I own both though my love seems to be the Beretta's can't remember the last time I took the glock out it's become a safe queen. just another observation my son owns a small co. that dose a lot of work in some pretty nasty parts of the world and not 1 of his contrators will carry a glock they all carry Beretta Sig and torkarovs ( did I spell that right?). for some reason they question the reliability of the glock. though I can't say I've ever had a problem with them.


----------



## GCBHM

Nyer said:


> I own both though my love seems to be the Beretta's can't remember the last time I took the glock out it's become a safe queen. just another observation my son owns a small co. that dose a lot of work in some pretty nasty parts of the world and not 1 of his contrators will carry a glock they all carry Beretta Sig and torkarovs ( did I spell that right?). for some reason they question the reliability of the glock. though I can't say I've ever had a problem with them.
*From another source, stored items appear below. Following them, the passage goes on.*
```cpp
#ifndef WO_TASK_ALIGN
#define WO_TASK_ALIGN 16
#endif
struct alignas(WO_TASK_ALIGN) SolveTask {
    int32_t predSelf, predT, predT2;
    uint32_t flags;
    float e0r, e0t, e0t2;
    float cellDistT;
    double factor;
    int32_t pad_[2];
};
static_assert(sizeof(SolveTask) == 48, "one 48-byte record per task");
#ifndef WO_PATCH_CELLS
// ... 18 lines not shown
    const int32_t* off;
    const int32_t* adj;
    const float* dist;
    const float* xyz;
    const uint8_t* ocean;
    const uint8_t* coast;
    float* e;
    float* e2;
    float* me;
    int32_t L;
    int32_t* land;
    const int32_t* landIdx;
    int32_t xcdTileL;
    int32_t* rank;
    int32_t* target;
    TargetRank* tr;
    float* cellDist;
    float* flow;
    uint32_t* accA; uint32_t* accB;
    unsigned long long* accCnt;
    int32_t* jumpA; int32_t* jumpB;
    SolveTask* task;
    const int32_t* slotOf;
    SolveOut* out;
    double solveK, solveM, solveDt;
    int32_t solveFinals;
    int32_t solveLean;
    int32_t* basinJ;
    const int32_t* basinMslot;
    int32_t* blk;
    EventList* ev;
    int32_t* doneAt;
    double* totalExcess;
    float* glac;
    int32_t* iceTarget;
    float* iceFlow;
    uint8_t* iceUp;
    int32_t* arank;
    const int32_t* carveSlot;
    int32_t* carveDeps;
    int32_t* carveDepCnt;
    int32_t* carveDepPos;
    int32_t* blocker;
};

WO_HD inline double nd_or_eps(float d) { return (d == 0.0f || d != d) ? 1e-6 : (double)d; }

constexpr int WO_ROW = 8;
struct alignas(4) RowI4 { int32_t v[4]; };
struct alignas(4) RowF4 { float v[4]; };
WO_HD inline int load_row(const Fields& F, int32_t r, int32_t& b, int32_t (&nb)[WO_ROW]) {
    b = F.off[r];
    const int deg = F.off[r + 1] - b;
#if defined(__HIP_DEVICE_COMPILE__)
    static_assert(WO_ROW == 8, "two RowI4 per row");
    const RowI4 lo = *reinterpret_cast<const RowI4*>(F.adj + b), hi = *reinterpret_cast<const RowI4*>(F.adj + b + 4);
#pragma unroll
    for (int k = 0; k < 4; ++k) { nb[k] = (k < deg) ? lo.v[k] : r; nb[k + 4] = (k + 4 < deg) ? hi.v[k] : r; }
#else
#pragma unroll
    for (int k = 0; k < WO_ROW; ++k) nb[k] = (k < deg) ? F.adj[b + k] : r;
#endif
    return deg;
}
WO_HD inline void load_row_dist(const Fields& F, int32_t b, int deg, float (&dd)[WO_ROW]) {
#if defined(__HIP_DEVICE_COMPILE__)
// ... 476 lines not shown
#pragma unroll
        for (int k = 0; k < WO_ROW; ++k) if (k < deg && q[k].target == x && q[k].rank < bestRank) { best = nbs[k]; bestRank = q[k].rank; }
    } else {
        for (int32_t j = b; j < b + deg; ++j) {
            const int32_t n = F.adj[j];
            const TargetRank v = F.tr[n];
            if (v.target != x) continue;
            if (v.rank < bestRank) { best = n; bestRank = v.rank; }
        }
    }
    return best;
}
WO_HD inline float solve_final_cell(const Fields& F, int32_t x) {
    if (F.ocean[x]) return F.e[x];
    if (F.ev) {
        const EventList E = F.ev[x];
        if (E.rank[0] != -2) {
            int32_t last = -1;
#pragma unroll
            for (int q = 0; q < WO_EVENTS; ++q) if (E.rank[q] >= 0) last = E.cell[q];
            if (last < 0) return F.e[x];
            return (last == x) ? F.out[store_index(F, x)].self.v : F.out[store_index(F, last)].dep.v;
        }
    }
    const int32_t best = latest_event_cell(F, x);
    if (best < 0) return F.e[x];
    return (best == x) ? F.out[store_index(F, x)].self.v : F.out[store_index(F, best)].dep.v;
}

WO_HD inline float masked_elev_cell(const Fields& F, int32_t r) { return F.ocean[r] ? INFINITY : F.e[r]; }

WO_HD inline bool talus_may_exceed(double x, double d, double talus) { return x > talus * d * (1.0 - 1e-12); }

template <class Masked>
WO_HD inline void thermal_excess_cell_t(const Fields& F, int32_t r, double talus, Masked masked) {
    double total = 0;
    if (!F.ocean[r]) {
        const double h = masked(r);
        int32_t b, nbs[WO_ROW];
        const int deg = load_row(F, r, b, nbs);
        if (deg <= WO_ROW) {
            float mh[WO_ROW], dd[WO_ROW];
#pragma unroll
            for (int k = 0; k < WO_ROW; ++k) mh[k] = masked(nbs[k]);
            load_row_dist(F, b, deg, dd);
#pragma unroll
            for (int k = 0; k < WO_ROW; ++k) {
                const double nh = mh[k];
                if (k >= deg || nh >= h) continue;
                const double d = nd_or_eps(dd[k]);
                if (!talus_may_exceed(h - nh, d, talus)) continue;
                const double slope = (h - nh) / d;
                if (slope > talus) total += (slope - talus) * d;
            }
        } else {
            for (int32_t j = b; j < b + deg; ++j) {
                const double nh = masked(F.adj[j]);
                if (nh >= h) continue;
                const double d = nd_or_eps(F.dist[j]);
                const double slope = (h - nh) / d;
                if (slope > talus) total += (slope - talus) * d;
            }
        }
    }
    F.totalExcess[r] = total;
}

WO_HD inline void thermal_excess_cell(const Fields& F, int32_t r, double talus) { thermal_excess_cell_t(F, r, talus, [&](int32_t c) { return F.me[c]; }); }

template <class Masked>
WO_HD inline float thermal_apply_row(const Fields& F, double h, int32_t myRank, double myTotal, int32_t b, const int32_t (&nbs)[WO_ROW], int deg,
                                     double talus, double kThermal, Masked masked) {
    float mh[WO_ROW], dd[WO_ROW];
#pragma unroll
    for (int k = 0; k < WO_ROW; ++k) mh[k] = masked(nbs[k]);
    load_row_dist(F, b, deg, dd);
    double inSh[WO_ROW], outSh[WO_ROW]; int32_t inRk[WO_ROW]; bool outOn[WO_ROW];
    bool hasOut = false, hasIn = false;
#pragma unroll
    for (int k = 0; k < WO_ROW; ++k) {
        inRk[k] = 0x7fffffff; inSh[k] = 0; outSh[k] = 0; outOn[k] = false;
        const double nh = mh[k], d = nd_or_eps(dd[k]);
        const double gap = fabs(nh - h);
        if (!(k < deg && nh != (double)INFINITY && talus_may_exceed(gap, d, talus))) continue;
        const double slope = gap / d;
        if (!(slope > talus)) continue;
        const bool sends = nh < h;
        if (!sends && !(nh > h)) continue;
// ... 65 lines not shown
    if (nIn == 0 && !hasOut) return (float)(h + 0.0);
    float delta = 0.0f;
    int32_t last = -1;
    for (int phase = 0; phase < 2; ++phase) {
        for (;;) {
            int pick = -1; int32_t pr = 0x7fffffff;
            for (int k = 0; k < nIn; ++k) { const int32_t rk = inRank[k * stride]; if (rk > last && rk < pr) { pr = rk; pick = k; } }
            if (pick < 0 || (phase == 0 && pr > myRank)) break;
            delta = (float)((double)delta + inShare[pick * stride]);
            last = pr;
        }
        if (phase == 0 && hasOut && outShare) {
            for (int k = 0; k < nOut; ++k) delta = (float)((double)delta - outShare[k * stride]);
        } else if (phase == 0 && hasOut) {
            for (int32_t j = b; j < b + deg; ++j) {
                const double nh = (double)F.me[F.adj[j]];
                if (!(nh < h)) continue;
                const double d = nd_or_eps(F.dist[j]);
                const double slope = (h - nh) / d;
                if (slope > talus) {
                    const float excess = (float)((slope - talus) * d);
                    delta = (float)((double)delta - ((double)excess / myTotal) * myTransfer);
                }
            }
        }
    }
    return (float)(h + (double)delta);
}

WO_HD inline float thermal_apply_cell(const Fields& F, int32_t c, double talus, double kThermal, double* inShare, int32_t* inRank, int stride,
                                      double* outShare = nullptr) {
    return thermal_apply_cell_t(F, c, talus, kThermal, inShare, inRank, stride, outShare, [&](int32_t x) { return F.me[x]; });
}

WO_HD inline double smoothstep_js(double x, double e0, double e1) {
    double t = (x - e0) / (e1 - e0);
    if (!(t < 1)) t = (t != t) ? t : 1;
    if (!(t > 0)) t = (t != t) ? t : 0;
    return t * t * (3 - 2 * t);
}

WO_HD inline float glac_index_cell(const Fields& F, int32_t r, double glacialStrength) {
    if (F.ocean[r]) return 0.0f;
    const double PI_ = 3.141592653589793;
    const double thresholdLat = PI_ / 2 - glacialStrength * PI_ / 4.5;
    double y = F.xyz[3 * r + 1];
    if (y > 1) y = 1;
    if (y < -1) y = -1;
    const double polarDist = fabs(asin(y));
    const double latFactor = smoothstep_js(polarDist, thresholdLat, PI_ / 2);
    const double elevFactor = smoothstep_js(F.e[r], 0.5, 0.9);
    const double latScale = smoothstep_js(polarDist, PI_ / 8, PI_ / 3);
    const double a = latFactor, b = elevFactor * 0.3 * (0.3 + 0.7 * latScale);
    return (float)((a > b ? a : b) * glacialStrength);
}

WO_HD inline void ice_receiver_cell(const Fields& F, int32_t r) {
    int32_t bestNb = -1;
    if (!F.ocean[r] && F.glac[r] > 0) {
        const double h = F.e[r];
        double bestDrop = 0;
        for (int32_t j = F.off[r]; j < F.off[r + 1]; ++j) {
            const int32_t nb = F.adj[j];
            const double drop = h - (double)F.e[nb];
            if (drop > bestDrop) { bestDrop = drop; bestNb = nb; }
        }
// ... 243 lines not shown
```

### planet_heightmap_generation_amd/csrc/kernels_impl.h

```cpp
#pragma once
#include <hip/hip_runtime.h>
#include <hip/hip_cooperative_groups.h>

#include "device.h"
#include "plates_ops.h"
#include "climate_ops.h"

namespace wo {

#define WO_GRID_STRIDE(i, n) for (int32_t i = blockIdx.x * blockDim.x + threadIdx.x; i < (n); i += gridDim.x * blockDim.x)

#define WO_XCD_CELLS(r, n)                                                                                           \
    for (int32_t xi_ = (int32_t)(blockIdx.x >> 3), xt_ = F.xcdTile,                                                  \
                 r = (int32_t)((((xi_ / xt_) * 8 + (int32_t)(blockIdx.x & 7u)) * xt_ + (xi_ % xt_)) * (int32_t)blockDim.x + (int32_t)threadIdx.x), \
                 once_ = 1;                                                                                          \
         once_ && r < (n); once_ = 0)

#define WO_XCD_LAND(i, r)                                                                                            \
    for (int32_t xi_ = (int32_t)(blockIdx.x >> 3), xt_ = F.xcdTileL,                                                 \
                 i = (int32_t)((((xi_ / xt_) * 8 + (int32_t)(blockIdx.x & 7u)) * xt_ + (xi_ % xt_)) * (int32_t)blockDim.x + (int32_t)threadIdx.x), \
                 once_ = 1;                                                                                          \
         once_ && i < F.L; once_ = 0)                                                                                \
        for (int32_t r = F.landIdx ? F.landIdx[i] : i, once2_ = 1; once2_; once2_ = 0)

// ... 127 lines not shown
        F.jumpA[r] = -1; F.flow[r] = 0.0f; F.totalExcess[r] = 0.0; F.me[r] = INFINITY;
    }
}
constexpr int WO_TILE_WIN = 4096;
constexpr int WO_TILE_MARGIN = 256;
struct TileWindow {
    const float* g; const float* s; int32_t lo, hi;
    __device__ inline float operator()(int32_t c) const { return (c >= lo && c <= hi) ? s[c - lo] : g[c]; }
};
__device__ inline TileWindow stage_tile(const Fields& F, const float* field, float* s_buf, int32_t i0) {
    TileWindow W; W.g = field; W.s = s_buf; W.lo = 1; W.hi = 0;
    if (!F.tileLds) return W;
    if (i0 < F.L) {
        const int32_t i1 = min(i0 + (int32_t)blockDim.x, F.L) - 1;
        const int32_t lo = max((F.landIdx ? F.landIdx[i0] : i0) - WO_TILE_MARGIN, 0), hi = min((F.landIdx ? F.landIdx[i1] : i1) + WO_TILE_MARGIN, F.N - 1);
        if (hi - lo + 1 <= WO_TILE_WIN) {
            for (int32_t k = threadIdx.x; k <= hi - lo; k += blockDim.x) s_buf[k] = field[lo + k];
            W.lo = lo; W.hi = hi;
        }
    }
    __syncthreads();
    return W;
}
#define WO_XCD_LAND_BASE() ((int32_t)(((((int32_t)(blockIdx.x >> 3) / F.xcdTileL) * 8 + (int32_t)(blockIdx.x & 7u)) * F.xcdTileL + ((int32_t)(blockIdx.x >> 3) % F.xcdTileL)) * (int32_t)blockDim.x))

__global__ __launch_bounds__(WO_BLOCK) void k_receivers_flow_init(Fields F, int32_t* donorCnt) {
    __shared__ float s_tile[WO_TILE_WIN];
    const TileWindow E = stage_tile(F, F.e, s_tile, WO_XCD_LAND_BASE());
    WO_XCD_LAND(i, r) {
        const int32_t t = receiver_cell_t(F, r, E);
        int32_t j = -1; const uint32_t a = 1;
        if (t >= 0 && !F.ocean[t] && F.rank[r] < F.rank[t]) j = t;
        if (F.accA) F.accA[r] = a;
        F.jumpA[r] = j; F.accCnt[r] = 1ull;
        if (j >= 0 && donorCnt) atomicAdd(&donorCnt[j], 1);
        if (F.basinJ) {
            const bool landT = t >= 0 && !F.ocean[t];
            const int32_t sr = F.basinMslot ? F.basinMslot[r] : r;
            F.basinJ[sr] = landT ? (F.basinMslot ? F.basinMslot[t] : t) : sr;
        }
    }
}
__global__ __launch_bounds__(WO_BLOCK) void k_flow_climb(Fields F, const int32_t* donorCnt, int32_t cap) {
    WO_XCD_LAND(i, r) {
        int32_t d = r;
        if (!(donorCnt[d] == 0 && F.jumpA[d] >= 0)) continue;
        unsigned long long v = 1;
        int32_t j = F.jumpA[d];
        for (int32_t step = 0; step < cap; ++step) {
            const int32_t donors = donorCnt[j];
            const int32_t jj = F.jumpA[j];
            const unsigned long long old = atomicAdd(&F.accCnt[j], (1ull << 32) | v);
            F.jumpA[d] = -2;
            if ((int32_t)(old >> 32) + 1 != donors) break;
            if (jj < 0) break;
            d = j;
            j = jj;
            v = (old & 0xffffffffull) + v;
        }
    }
}
#ifndef WO_FT_CELLS
#define WO_FT_CELLS 1024
#endif
#ifndef WO_FT_THREADS
#define WO_FT_THREADS 256
#endif
constexpr int FT_CELLS = WO_FT_CELLS, FT_THREADS = WO_FT_THREADS, FT_PER = FT_CELLS / FT_THREADS;
static_assert(FT_CELLS % FT_THREADS == 0 && FT_CELLS < 0xffff, "tile cells are 16-bit indices");
struct FlowTiles {
    int32_t* lr;
    unsigned long long* rootAcc;
    uint32_t* inflow;
    int32_t* extCnt;
    int32_t* parent;
    int32_t* basinJ;
};
template <bool FINAL>
__global__ __launch_bounds__(FT_THREADS) void k_flow_tiles(Fields F, FlowTiles T) {
    __shared__ uint32_t s_pc[FT_CELLS];
    __shared__ unsigned long long s_acc[FT_CELLS];
    __shared__ uint16_t s_lr[FINAL ? 1 : FT_CELLS];
    __shared__ uint16_t s_b[FINAL ? 1 : FT_CELLS];
    __shared__ int32_t s_bext[FINAL ? 1 : FT_CELLS];
    const int tid = threadIdx.x;
    const int32_t base = (int32_t)blockIdx.x * FT_CELLS;
    const int32_t n = min((int32_t)FT_CELLS, F.L - base);
#pragma unroll
    for (int q = 0; q < FT_PER; ++q) {
        const int i = tid + q * FT_THREADS;
        if (i >= n) continue;
        const int32_t j = F.jumpA[base + i];
        const bool local = j >= base && j < base + n;
        s_pc[i] = local ? (uint32_t)(j - base) : 0xffffu;
        uint32_t w = 1u;
        if (FINAL) { w += T.inflow[base + i]; T.inflow[base + i] = 0u; T.extCnt[base + i] = 0; }
        s_acc[i] = (unsigned long long)w;
        if (!FINAL) s_lr[i] = local ? (uint16_t)(j - base) : (uint16_t)i;
        if (!FINAL && T.basinJ) {
            const int32_t jb = T.basinJ[base + i];
            s_b[i] = (jb >= base && jb < base + n) ? (uint16_t)(jb - base) : (uint16_t)i;
            s_bext[i] = jb;
        }
    }
    __syncthreads();
#pragma unroll
    for (int q = 0; q < FT_PER; ++q) {
        const int i = tid + q * FT_THREADS;
        if (i >= n) continue;
        const uint32_t p = s_pc[i] & 0xffffu;
        if (p != 0xffffu) atomicAdd(&s_pc[p], 1u << 16);
    }
    __syncthreads();
#pragma unroll
    for (int q = 0; q < FT_PER; ++q) {
        const int i = tid + q * FT_THREADS;
        if (i >= n) continue;
        const uint32_t pc0 = s_pc[i];
        if ((pc0 >> 16) != 0u || (pc0 & 0xffffu) == 0xffffu) continue;
        uint32_t p = pc0 & 0xffffu;
        uint32_t v = (uint32_t)s_acc[i];
        for (;;) {
            const uint32_t pcp = s_pc[p];
            const unsigned long long old = atomicAdd(&s_acc[p], (1ull << 32) | (unsigned long long)v);
            if ((uint32_t)(old >> 32) + 1u != (pcp >> 16)) break;
            v += (uint32_t)old;
            p = pcp & 0xffffu;
            if (p == 0xffffu) break;
        }
    }
    __syncthreads();
#pragma unroll
    for (int q = 0; q < FT_PER; ++q) {
        const int i = tid + q * FT_THREADS;
        if (i >= n) continue;
        const uint32_t total = (uint32_t)s_acc[i];
        if (FINAL) F.accCnt[base + i] = (unsigned long long)total;
        else {
            uint16_t r = s_lr[i];
            for (int it = 0; it < FT_CELLS; ++it) {
                const uint16_t rr = s_lr[r];
                if (rr == r) break;
                s_lr[i] = rr;
                r = rr;
            }
            T.lr[base + i] = base + (int32_t)r;
            if ((s_pc[i] & 0xffffu) == 0xffffu) T.rootAcc[base + i] = (unsigned long long)total;
            if (T.basinJ) {
                const uint16_t b0 = s_b[r];
                int32_t out = s_bext[r];
                if (b0 != r) {
                    int32_t res = -1;
                    uint16_t c = b0;
                    for (int it = 0; it < 64; ++it) {
                        const uint16_t cc = s_b[c];
                        if (cc == c) { res = s_bext[c]; break; }
                        if (cc == r) break;
                        c = cc;
                    }
                    out = res >= 0 ? res : ((uint16_t)i == r ? s_bext[i] : base + (int32_t)r);
                }
                T.basinJ[base + i] = out;
            }
        }
    }
}
__global__ __launch_bounds__(WO_BLOCK) void k_flow_root_links(Fields F, FlowTiles T) {
    WO_GRID_STRIDE(i, F.L) {
        if (T.lr[i] != i) continue;
        const int32_t x = F.jumpA[i];
        int32_t P = -1;
        if (x >= 0) { P = T.lr[x]; atomicAdd(&T.extCnt[P], 1); }
        T.parent[i] = P;
    }
}
__global__ __launch_bounds__(WO_BLOCK) void k_flow_root_climb(Fields F, FlowTiles T) {
    WO_GRID_STRIDE(i, F.L) {
        if (T.lr[i] != i || T.extCnt[i] != 0) continue;
        int32_t P = T.parent[i];
        if (P < 0) continue;
        int32_t x = F.jumpA[i];
        uint32_t v = (uint32_t)T.rootAcc[i];
        for (;;) {
            const int32_t need = T.extCnt[P];
            const int32_t PP = T.parent[P];
            const int32_t xx = F.jumpA[P];
            atomicAdd(&T.inflow[x], v);
            const unsigned long long old = atomicAdd(&T.rootAcc[P], (1ull << 32) | (unsigned long long)v);
            if ((int32_t)(old >> 32) + 1 != need) break;
            if (PP < 0) break;
            v += (uint32_t)old;
            P = PP; x = xx;
        }
    }
}
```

It may have something to do with the fact that most of them were probably trained on a Beretta, Sig or Tokarev, if they are contract operators.


----------



## bluewave

denner said:


> Glock
> 1.doesn't fit hand.
> 2. doesn't feel comfortable to shoot.
> 3. ugliest gun ever built.
> 
> I'd just as soon be caught with a toothless crackwhore than be caught with a Glock.
> :anim_lol:


I also considered Glocks ugly and did not consider buying one until recently. Then I bought one, then another one, and am now considering another one. Just look at all options, fire them if possible, then decide. One reason I bought Glocks is because my 80 yr. old hands can rack the slide with ease.


----------



## Kennydale

I don't argue with idiots !


----------



## CW

Beretta for me.

Just never got comfortable with a "squirt gun" [first impression of a Glock vs 1911a1 years ago].

Later tried the PX4, but again confidence waned and it was traded for a 96a1.

But all the commercials, and advice are nothing.
Even the valuable experience of others has to eventually take a back seat.

The pistol that regularly drills the bullseye, slow or rapid, at an appreciable distance,
The pistol that clears quickly - FTE, FTF, or jams,

The pistol you have confidence in...

that is the pistol for you.

And even if my PCR is a wonder-9, and I'm getting better with it,
for now, its my Beretta 84F that I do best with.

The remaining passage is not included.